■ Exercise directions ■
Lines of the data that contain the word "float" are the ones to copy.

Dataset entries
::::::::

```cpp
bool   dsc_fft_fused_l2_supports(int L, bool single_precision, bool real, bool inverse);
size_t dsc_fft_fused_l2_ctl_bytes();
size_t dsc_fft_fused_l2_scratch_bytes(int L, bool single_precision);
bool   dsc_launch_fft_fused_l2(const void *in, void *out, long long rows, int L, bool real, bool inverse, bool cast, bool single_precision, void *scratch,
                               unsigned *host_error, const void *tw_full, const void *tw_real, long long in_pitch, int in_len, hipStream_t stream);

bool dsc_fft_tiny_supports(int L);
void dsc_launch_fft_tiny_cols(const void *in, void *out, long long slices, int inner, int L, dsc_fft_mode mode, bool inverse, bool single_precision,
                              double scale, int in_axis, int in_len, int out_axis, hipStream_t stream);
void dsc_launch_fft_tiny(const void *in, void *out, long long n_lines, int L, dsc_fft_mode mode, bool inverse, bool single_precision, double scale,
                         long long in_pitch, int in_len, hipStream_t stream);

bool dsc_fft_regs_mid_supports(int L, dsc_fft_mode mode, bool single_precision);
bool dsc_fft_regs_small_supports(int L);
void dsc_launch_fft_regs_mid(const void *in, void *out, long long n_lines, int L, dsc_fft_mode mode, bool inverse, bool single_precision,
                             const void *tw_full, const void *tw_real, double scale, long long in_pitch, int in_len, hipStream_t stream);

void dsc_launch_filter_regs_mid(const void *s, const void *H, void *y, long long n_lines, int L, bool single_precision, const void *tw_full,
                                const void *tw_real, long long in_pitch, int in_len, hipStream_t stream);

bool dsc_stft_regs_supports(int n_fft);
void dsc_launch_stft_regs(const void *x, const void *w, void *out, long long n_lines, int n_fft, int T, int n_frames, int hop, int pad,
                          bool reflect, bool single_precision, int x_bytes, const void *tw_full, const void *tw_real, hipStream_t stream);
void dsc_launch_stft_frames(const void *x, const void *w, void *frames, long long q0, long long n_lines, int n_fft, long long T, int n_frames,
                            int hop, int pad, bool reflect, bool single_precision, hipStream_t stream);
void dsc_launch_istft_ola(const void *frames, const void *w, void *y, long long r0, long long rows, int fa, int fpr, int n_fft, int hop,
                          int n_frames, int pad, long long p0, long long p1, int length, bool single_precision, hipStream_t stream);

bool dsc_conv_regs_supports(int n);
void dsc_launch_conv_regs(const void *x, const void *H, void *y, long long n_lines, int n, int T, int n_blocks, int hop, int pad, int D, int T_out,
                          bool single_precision, int x_bytes, int y_bytes, const void *tw_full, const void *tw_real, hipStream_t stream);
void dsc_launch_conv_crop(const void *frames, void *y, long long q0, long long n_lines, int n, int D, int n_blocks, long long T_out,
                          bool single_precision, hipStream_t stream);
void dsc_launch_reverse(const void *in, void *out, int n, bool single_precision, hipStream_t stream);

bool dsc_hilbert_regs_supports(int n);
void dsc_launch_hilbert_regs(const void *x, void *out, long long n_lines, int n, bool envelope, bool single_precision, const void *tw_full,
                             const void *tw_real, long long in_pitch, int in_len, hipStream_t stream);
void dsc_launch_hilbert_response(void *H, int n, bool single_precision, hipStream_t stream);
void dsc_launch_hilbert_zip(const void *x, const void *y, void *out, long long q0, long long n_lines, int n, long long in_pitch, int in_len,
                            bool envelope, bool single_precision, bool y_double, hipStream_t stream);
void dsc_launch_hilbert_widen(const void *x, void *xw, long long q0, long long n_lines, long long in_pitch, int in_len, int wpitch,
                              hipStream_t stream);

bool dsc_fft2_regs_supports(int N0, int N1, dsc_fft_mode mode);
int dsc_fft2_regs_group(int N0, int N1, dsc_fft_mode mode, bool single_precision);
void dsc_launch_fft2_regs(const void *in, void *out, long long n_img, int N0, int N1, int h, int w, dsc_fft_mode mode, bool inverse,
                          bool single_precision, double scale, hipStream_t stream);

void dsc_launch_cast(const void *in, int in_dtype, void *out, int out_dtype, long long ne, hipStream_t stream);

void dsc_launch_unary(const void *in, int in_dtype, void *out, int op, long long ne, hipStream_t stream, double lo = 0, double hi = 0);
void dsc_launch_arange(void *out, int dtype, long long n, hipStream_t stream);

struct dsc_bcast_args {
    int out_shape[4];
    int a_stride[4];
    int b_stride[4];
    long long ne;
    int a_scalar, b_scalar;
    int fast;
    int small_ne;
};
void dsc_launch_binary(const void *a, const void *b, void *out, int dtype, int op, const dsc_bcast_args &g, hipStream_t stream);
bool dsc_launch_binary_mixed(const void *a, int a_dtype, const void *b, int b_dtype, void *out, int op, long long ne, hipStream_t stream);

void dsc_launch_reduce(const void *x, void *out, int dtype, int op, long long outer, int axis_n, long long inner,
                       void *workspace, size_t workspace_bytes, hipStream_t stream);

struct dsc_region {
    int count[4];
    long long stride[4];
    long long base;
    long long ne;
};
void dsc_launch_region_copy(const void *src, void *dst, int elem_bytes, const dsc_region &r, bool scatter, long long dense_ne,
                            hipStream_t stream);

void dsc_launch_transpose_last2(const void *in, void *out, int elem_bytes, long long batch, int rows, int cols, hipStream_t stream);
bool dsc_launch_transpose_moving_last(const void *in, void *out, int elem_bytes, int n_dim, const int *shape, const int *in_stride, const int *perm,
                                      hipStream_t stream);
```

Measured before the change: 652.1.

## Precompute two-term filter coefficients table to fuse r2c/c2r twiddles with H multiply

Adds a small kernel that folds the real-FFT split twiddles, the spectral filter H and the 1/N scale into a per-bin coefficient table (two complex coefficients per bin). The 64k fused filter kernel then loads this table with prefetching and applies the combined operation in a single partner-exchange pass, replacing the separate postpass/multiply/prepass arithmetic. This costs an extra launch and scratch memory per call, plus larger per-bin loads. It is gated by scratch capacity and an environment variable.

```diff
diff --git a/dsc_amd/csrc/fft_driver.cpp b/dsc_amd/csrc/fft_driver.cpp
--- a/dsc_amd/csrc/fft_driver.cpp
+++ b/dsc_amd/csrc/fft_driver.cpp
@@ -596,8 +596,14 @@
         out_shape[DSC_MAX_DIMS - 1] = n;
         out = make_out(ctx, s, out, out_shape, DSC_F32);
         const dsc_fft_plan *plan = dsc_plan_fft(ctx, 32768, DSC_FFT_REAL, DSC_C32);
-        dsc_launch_filter64k((const float *) s->data, H->data, (float *) out->data, s->ne / ls, ls, ls < n ? ls : n, plan->tw_aux, ctx->n_cu,
-                             ctx->stream);
+        const bool no_table = getenv("DSC_FILTER64K_NO_TABLE") != nullptr;
+        void *table = nullptr;
+        if (!no_table && ctx->scratch.capacity() >= dsc_filter64k_table_bytes() + DSC_DEVICE_ALIGN) {
+            ctx->scratch.reset();
+            table = ctx->scratch.alloc(dsc_filter64k_table_bytes());
+        }
+        dsc_launch_filter64k((const float *) s->data, H->data, (float *) out->data, s->ne / ls, ls, ls < n ? ls : n, plan->tw_aux, table,
+                             ctx->n_cu, ctx->stream);
         ctx->last_fft_path = "filter_64k_regs";
         return out;
     }
diff --git a/dsc_amd/csrc/fft_r2c_64k.hip b/dsc_amd/csrc/fft_r2c_64k.hip
--- a/dsc_amd/csrc/fft_r2c_64k.hip
+++ b/dsc_amd/csrc/fft_r2c_64k.hip
@@ -245,6 +245,15 @@
 #ifndef DSC_FILTER_EARLY_LOADS
 #define DSC_FILTER_EARLY_LOADS 4
 #endif
+#ifndef DSC_FILTER_TABLE_AHEAD
+#define DSC_FILTER_TABLE_AHEAD 2
+#endif
+#ifndef DSC_FILTER_TABLE_EARLY
+#define DSC_FILTER_TABLE_EARLY 1
+#endif
+#ifndef DSC_FILTER_TABLE_PIN_PASS3
+#define DSC_FILTER_TABLE_PIN_PASS3 1
+#endif
 #ifndef DSC_IRFFT_PIN_PASS3
 #define DSC_IRFFT_PIN_PASS3 1
 #endif
@@ -608,6 +617,36 @@
     }
 }
 
+constexpr int kCoeffThreads = 256;
+
+__global__ __launch_bounds__(kCoeffThreads) void two_term_coeff64k_kernel(const f2 *__restrict__ H, f4 *__restrict__ D) {
+    const int i = blockIdx.x * kCoeffThreads + threadIdx.x;
+    const int col = i & 1023, slot = i >> 10;
+    const int row = (col == 0 && slot >= 16) ? (slot == 31 ? 16 : slot + 1) : slot;
+    const int k = col + 1024 * row;
+    const f2 hk = H[k], hm = H[kM - k];
+    const double inv = 0.5 / (double) kM;
+    double d1r, d1i, d2r, d2i;
+    if (k == 0) {
+        d1r = (double) hk.x + (double) hm.x; d1i = 0.0;
+        d2r = 0.0;                           d2i = (double) hk.x - (double) hm.x;
+    } else {
+        double sn, cs;
+        sincospi((double) k / (double) kM, &sn, &cs);
+        const double er = (double) hk.x - (double) hm.x, ei = (double) hk.y + (double) hm.y;
+        d1r = (1.0 - sn) * (double) hk.x + (1.0 + sn) * (double) hm.x;
+        d1i = (1.0 - sn) * (double) hk.y - (1.0 + sn) * (double) hm.y;
+        d2r = -cs * ei;
+        d2i = cs * er;
+    }
+    D[i] = f4{(float) (d1r * inv), (float) (d1i * inv), (float) (d2r * inv), (float) (d2i * inv)};
+}
+
+__device__ __forceinline__ cf two_term(cf p, cf q, f4 d) {
+    return cf{d.x * p.x - d.y * p.y + d.z * q.x + d.w * q.y, d.x * p.y + d.y * p.x + d.w * q.x - d.z * q.y};
+}
+
+template<bool TABLE>
 __global__ __launch_bounds__(1024) void filter64k_kernel(const float *__restrict__ x, const f2 *__restrict__ H,
                                                          float *__restrict__ y, int batch, const f2 *__restrict__ aux, int in_pitch,
                                                          int in_len) {
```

::::::::

■ Output ■
-        dsc_launch_filter64k((const float *) s->data, H->data, (float *) out->data, s->ne / ls, ls, ls < n ? ls : n, plan->tw_aux, ctx->n_cu,
+        dsc_launch_filter64k((const float *) s->data, H->data, (float *) out->data, s->ne / ls, ls, ls < n ? ls : n, plan->tw_aux, table,
+    D[i] = f4{(float) (d1r * inv), (float) (d1i * inv), (float) (d2r * inv), (float) (d2i * inv)};
 __global__ __launch_bounds__(1024) void filter64k_kernel(const float *__restrict__ x, const f2 *__restrict__ H,
                                                          float *__restrict__ y, int batch, const f2 *__restrict__ aux, int in_pitch,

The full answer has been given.